Interesting!
Gerald Shulman has done similar with fat flux in muscle cells, using fMRI. Human cells, in vivo. Also mice. He was looking to see how insulin resistance occurs - which he figured out. It's diglycerides (DAGs), which are, essentially triglycerides (TAGs) with a FA on the backbone replaced with a hydroxyl. One isomer blocks the cascade that starts with insulin hitting the cell membrane and ends with glucose transporters (GLUT4 in this case) poked through the cell wall.
In humans that initial insulin resistance in skeletal (striated) muscle drives a system-wide cascade of insulin resistance.
He's found he can induce IR in skeletal muscle cells by simultaneous high serum TAGs and glucose. Also, from Robert Lustig’s work, sucrose or HFCs do this naturally. Think about that the next time you drink a soda or fruit juice.
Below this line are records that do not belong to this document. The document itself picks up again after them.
@@ -874,12 +876,14 @@
   if (a * b != c) atomicOr(&status[p], 1u);
   abc[e] = a;
   abc[total + e] = b;
-  abc[2 * total + e] = c;
-}
-void launch_spmv_check(hipStream_t st, DevCircuit dc, const Fr* W, Fr* abc, uint32_t n, uint32_t P, uint32_t* status, int16_t* small) {
+  if (STORE_C) abc[2 * total + e] = c;
+}
+void launch_spmv_check(hipStream_t st, DevCircuit dc, const Fr* W, Fr* abc, uint32_t n, uint32_t P, uint32_t* status, int16_t* small,
+                       bool store_c) {
   if ((uint64_t)dc.n_runs * P < 65536 || (P <= 64 && dc.max_row_terms > 1024)) {
     const uint64_t lanes = (uint64_t)n * P * SPMV_G;
-    hipLaunchKernelGGL(k_spmv_check_rows, dim3((uint32_t)((lanes + 255) / 256)), dim3(256), 0, st, dc, W, abc, n, P, status);
+    if (store_c) hipLaunchKernelGGL(k_spmv_check_rows<true>, dim3((uint32_t)((lanes + 255) / 256)), dim3(256), 0, st, dc, W, abc, n, P, status);
+    else hipLaunchKernelGGL(k_spmv_check_rows<false>, dim3((uint32_t)((lanes + 255) / 256)), dim3(256), 0, st, dc, W, abc, n, P, status);
     return;
   }
   if (small && dc.sm_nrows) {
@@ -891,7 +895,8 @@
   }
   if (dc.lg_n) hipLaunchKernelGGL(k_spmv_long_rows, dim3((P + 63) / 64, dc.lg_n), dim3(1024), 0, st, dc, W, abc, n, P);
   const uint64_t lanes = (uint64_t)(dc.n_runs + (n - dc.n_constraints)) * P;
-  hipLaunchKernelGGL(k_spmv_check, dim3((uint32_t)((lanes + 255) / 256)), dim3(256), 0, st, dc, W, abc, n, P, status);
-}
-
-}
+  if (store_c) hipLaunchKernelGGL(k_spmv_check<true>, dim3((uint32_t)((lanes + 255) / 256)), dim3(256), 0, st, dc, W, abc, n, P, status);
+  else hipLaunchKernelGGL(k_spmv_check<false>, dim3((uint32_t)((lanes + 255) / 256)), dim3(256), 0, st, dc, W, abc, n, P, status);
+}
+
+}
diff --git a/shielded-pool-pinocchio-solana_amd/csrc/msm_digits.hpp b/shielded-pool-pinocchio-solana_amd/csrc/msm_digits.hpp
--- /dev/null
+++ b/shielded-pool-pinocchio-solana_amd/csrc/msm_digits.hpp
@@ -0,0 +1,33 @@
+#pragma once
+#include "bn254.hpp"
+
+namespace spp {
+
+SPP_HD void msm_recode_scalar(const Fr& s, uint32_t c, uint32_t W, int16_t* out, size_t plane) {
+  uint32_t l[8];
+  s.to_canonical(l);
+  const bool neg = canonical_gt_half<FrParams>(l);
+  if (neg) {
+    uint32_t t[8];
+    canonical_negate<FrParams>(l, t);
+    SPP_UNROLL for (int k = 0; k < 8; k++) l[k] = t[k];
+  }
+  const uint32_t mask = (1u << c) - 1u, half = 1u << (c - 1);
+  uint32_t carry = 0;
+#pragma unroll 1
+  for (uint32_t j = 0; j < W; j++) {
+    const uint32_t d = (l[0] & mask) + carry;
+    SPP_UNROLL for (int k = 0; k < 7; k++) l[k] = (l[k] >> c) | (l[k + 1] << (32 - c));
+    l[7] >>= c;
+    const bool over = neg ? d > half : d >= half;
+    int v = over ? (int)d - (int)(1u << c) : (int)d;
+    carry = over ? 1u : 0u;
+    if (neg) v = -v;
+    out[(size_t)j * plane] = (int16_t)v;
+  }
+}
+SPP_HD void msm_recode_product(const Fr& a, const Fr& b, uint32_t c, uint32_t W, int16_t* out, size_t plane) {
+  msm_recode_scalar(a * b, c, W, out, plane);
+}
+
+}
diff --git a/shielded-pool-pinocchio-solana_amd/csrc/spp_circuit.hpp b/shielded-pool-pinocchio-solana_amd/csrc/spp_circuit.hpp
--- a/shielded-pool-pinocchio-solana_amd/csrc/spp_circuit.hpp
+++ b/shielded-pool-pinocchio-solana_amd/csrc/spp_circuit.hpp
@@ -64,6 +64,7 @@
 };
 struct Switches {
   int h_mode = 2;
+  bool fr_lean = true;
   bool no_coop = false;
   bool trace_items = false;
   bool one_track = false;
diff --git a/shielded-pool-pinocchio-solana_amd/csrc/spp_load.cpp b/shielded-pool-pinocchio-solana_amd/csrc/spp_load.cpp
--- a/shielded-pool-pinocchio-solana_amd/csrc/spp_load.cpp
+++ b/shielded-pool-pinocchio-solana_amd/csrc/spp_load.cpp
@@ -242,6 +242,8 @@
   const char* hm = getenv("SPP_H_MODE");
   sw.h_mode = hm ? atoi(hm) : (getenv("SPP_Z_COEFF") ? 0 : 2);
   if (sw.h_mode < 0 || sw.h_mode > 2) sw.h_mode = 2;
+  const char* fl = getenv("SPP_FR_LEAN");
+  sw.fr_lean = !(fl && fl[0] == '0');
   sw.no_coop = getenv("SPP_NO_COOP") != nullptr;
   sw.trace_items = getenv("SPP_COOP_TRACE") != nullptr;
   sw.one_track = getenv("SPP_COOP_ONE_TRACK") != nullptr;
diff --git a/shielded-pool-pinocchio-solana_amd/csrc/spp_prove.cpp b/shielded-pool-pinocchio-solana_amd/csrc/spp_prove.cpp
--- a/shielded-pool-pinocchio-solana_amd/csrc/spp_prove.cpp
+++ b/shielded-pool-pinocchio-solana_amd/csrc/spp_prove.cpp
@@ -50,7 +50,8 @@
 static int16_t* ws_dig(Workspace& w, Fq2*) { return w.dig2; }
 template <class F>
 static void run_msm(spp_circuit* c, Workspace& w, const MsmSet<F>& s, MsmBuf<F>& b, uint32_t P, bool timed, hipStream_t st_override = nullptr,
-                    std::pair<hipEvent_t, hipEvent_t>* ev_override = nullptr, bool fold = true, const Fr* scal_override = nullptr) {
+                    std::pair<hipEvent_t, hipEvent_t>* ev_override = nullptr, bool fold = true, const Fr* scal_override = nullptr,
+                    bool digits_done = false) {
   hipStream_t st = st_override ? st_override : w.st;
   const Fr* scal = scal_override ? scal_override : s.from_h ? w.abc : w.W;
   MsmPlan pl = msm_plan(s.N, P, s.c, s.Wt, MsmWalk<F>::occ(s.Wt), c->sw.msm);
@@ -60,7 +61,7 @@
   if (timed && w.msm_ev_used < w.msm_ev.size()) ev = &w.msm_ev[w.msm_ev_used++];
   if (ev_override) ev = ev_override;
   int16_t* dig = ws_dig(w, (F*)nullptr);
-  launch_msm_digits(st, s.rows, scal, dig, s.N, P, s.c);
+  if (!digits_done) launch_msm_digits(st, s.rows, scal, dig, s.N, P, s.c);
   launch_msm_accumulate<F>(st, s.table, s.blocks, dig, b.partial, s.N, P, s.c, pl, ev ? ev->first : nullptr, ev ? ev->second : nullptr);
   if (fold) launch_msm_reduce<F>(st, b.partial, b.out, P, pl, s.c, s.N == 0);
 }
@@ -116,14 +117,17 @@
   hipStreamWaitEvent(side, w.ev_w, 0);
   run_msm(c, w, c->B2, w.B2, P, false, side, &w.g2_ev);
   hipEventRecord(w.ev_b2, side);
-  launch_spmv_check(st, c->dc, w.W, w.abc, n, P, d_status, w.small);
+  const bool lean = c->sw.h_mode == 2 && c->sw.fr_lean;
+  launch_spmv_check(st, c->dc, w.W, w.abc, n, P, d_status, w.small, !lean);
   hipEventRecord(w.ev[2], st);
   const size_t bs = (size_t)n * P;
   const uint32_t nt = c->sw.h_mode == 2 ? 2 : 3;
   launch_ntt(st, w.abc, c->logn, P, c->tw_inv, true, nt, bs, c->coset_br);
   launch_ntt(st, w.abc, c->logn, P, c->tw_fwd, false, nt, bs);
-  if (c->sw.h_mode == 2) launch_qap_product(st, w.abc, n, P);
-  else launch_qap_pointwise(st, w.abc, n, P, c->zinv);
+  if (!lean) {
+    if (c->sw.h_mode == 2) launch_qap_product(st, w.abc, n, P);
+    else launch_qap_pointwise(st, w.abc, n, P, c->zinv);
+  }
   if (c->sw.h_mode == 0) launch_ntt(st, w.abc, c->logn, P, c->tw_inv, true, 1, bs, c->coset_inv_br);
   hipEventRecord(w.ev[3], st);
   {
@@ -134,7 +138,9 @@
     const int nsets = scaled_blind ? 7 : 5;
     if (scaled_blind) launch_scale_witness(st, w.W, w.Ws, w.Wr, c->n_rows, c->row_r, c->row_s, P);
     for (int i = 0; i < nsets; i++) {
-      run_msm(c, w, *sets[i], *bufs[i], P, i < 5, nullptr, nullptr, false, scal[i]);
+      const bool z_lean = lean && sets[i] == &c->Z;
+      if (z_lean) launch_msm_product_digits(st, c->Z.rows, w.abc, w.abc + bs, w.dig1, c->Z.N, P, c->Z.c);
+      run_msm(c, w, *sets[i], *bufs[i], P, i < 5, nullptr, nullptr, false, scal[i], z_lean);
       fs.partial[i] = bufs[i]->partial;
       fs.out[i] = bufs[i]->out;
       fs.Sg[i] = sets[i]->N ? bufs[i]->plan.Sg : 0;
@@ -563,3 +569,33 @@
   for (size_t i = 0; i < col.size(); i++) col[i].to_bytes_be(out + 32 * i);
   return SPP_OK;
 }
+
+extern "C" int spp_debug_z_digits(spp_circuit* c, int fused, int16_t* out, size_t out_len, uint32_t dims[4]) {
+  if (!c || !dims) return fail(SPP_ERR_BAD_INPUT, "NULL argument");
+  if (c->sw.h_mode != 2 || !c->sw.fr_lean) return fail(SPP_ERR_BAD_INPUT, "the circuit was not loaded in the product form without the product store");
+  std::lock_guard<std::mutex> lk(c->ctx->mu);
+  Workspace& w = c->ws[c->last_ws];
+  if (w.cap == 0 || w.last_P == 0) return fail(SPP_ERR_BAD_INPUT, "no batch has been proved yet");
+  HIP_TRY(hipSetDevice(c->ctx->device));
+  HIP_TRY(hipStreamSynchronize(w.st));
+  const uint32_t P = (uint32_t)w.last_P, N = c->Z.N, Pp = msm_padded_batch(P), W = msm_windows(c->Z.c);
+  dims[0] = W; dims[1] = N; dims[2] = Pp; dims[3] = P;
+  if (!out) return SPP_OK;
+  const size_t elems = msm_digit_elems(N, P, c->Z.c), bs = (size_t)c->n * P;
+  if (out_len != elems) return fail(SPP_ERR_BAD_INPUT, "out holds %zu digits, the planes have %zu", out_len, elems);
+  DevBuf d_dig, d_ab;
+  HIP_TRY(d_dig.alloc(sizeof(int16_t) * std::max<size_t>(elems, 1)));
+  HIP_TRY(hipMemsetAsync(d_dig.p, 0, sizeof(int16_t) * elems, w.st));
+  if (fused) {
+    launch_msm_product_digits(w.st, c->Z.rows, w.abc, w.abc + bs, d_dig.as<int16_t>(), N, P, c->Z.c);
+  } else {
+    HIP_TRY(d_ab.alloc(sizeof(Fr) * 2 * bs));
+    HIP_TRY(hipMemcpyAsync(d_ab.p, w.abc, sizeof(Fr) * 2 * bs, hipMemcpyDeviceToDevice, w.st));
+    launch_qap_product(w.st, d_ab.as<Fr>(), c->n, P);
+    launch_msm_digits(w.st, c->Z.rows, d_ab.as<Fr>(), d_dig.as<int16_t>(), N, P, c->Z.c);
+  }
+  HIP_TRY(hipGetLastError());
+  HIP_TRY(hipStreamSynchronize(w.st));
+  HIP_TRY(hipMemcpy(out, d_dig.p, sizeof(int16_t) * elems, hipMemcpyDeviceToHost));
+  return SPP_OK;
+}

fMRI is perfect for this kind of work as MRI 'sees' hydrogen atoms - and can tell the difference between, say, water (contains H) and fat (also contains H), as they emit at different frequencies when the magnetic field is momentarily countered (the 'bang' you hear if you're in a MRI machine). I find this interesting on many levels, starting with just the physics of MRI - and ending with a critical human endocrine system.
For anyone else interested, check Peter Attia's interview with Shulman as a starting point.
Oh, and he’s discovered that, short term, exercise can trigger that same cascade that ends with GLUT4 receptors soaking up glucose through the cell walls, and posits that long term exercise can undo the DAG blockage.
Finally, I’d point out that, in the presence of insulin, fat cells take in glucose and turn it into fatty acids, convert that into TAGs for storage alongside the serum TAGs that are de-esterified, transported in, re-esterified, stored. So fat cells are hoovering up the glucose the muscle cells need — but can’t absorb because of DAG interference. The glucose has to go somewhere. The muscles are our primary storage organ for it.
I’ve no clue how that might be examined in fruit flies. But one thing is very clear: the route to decreasing fat in fat cells leads through fixing IR in muscle cells.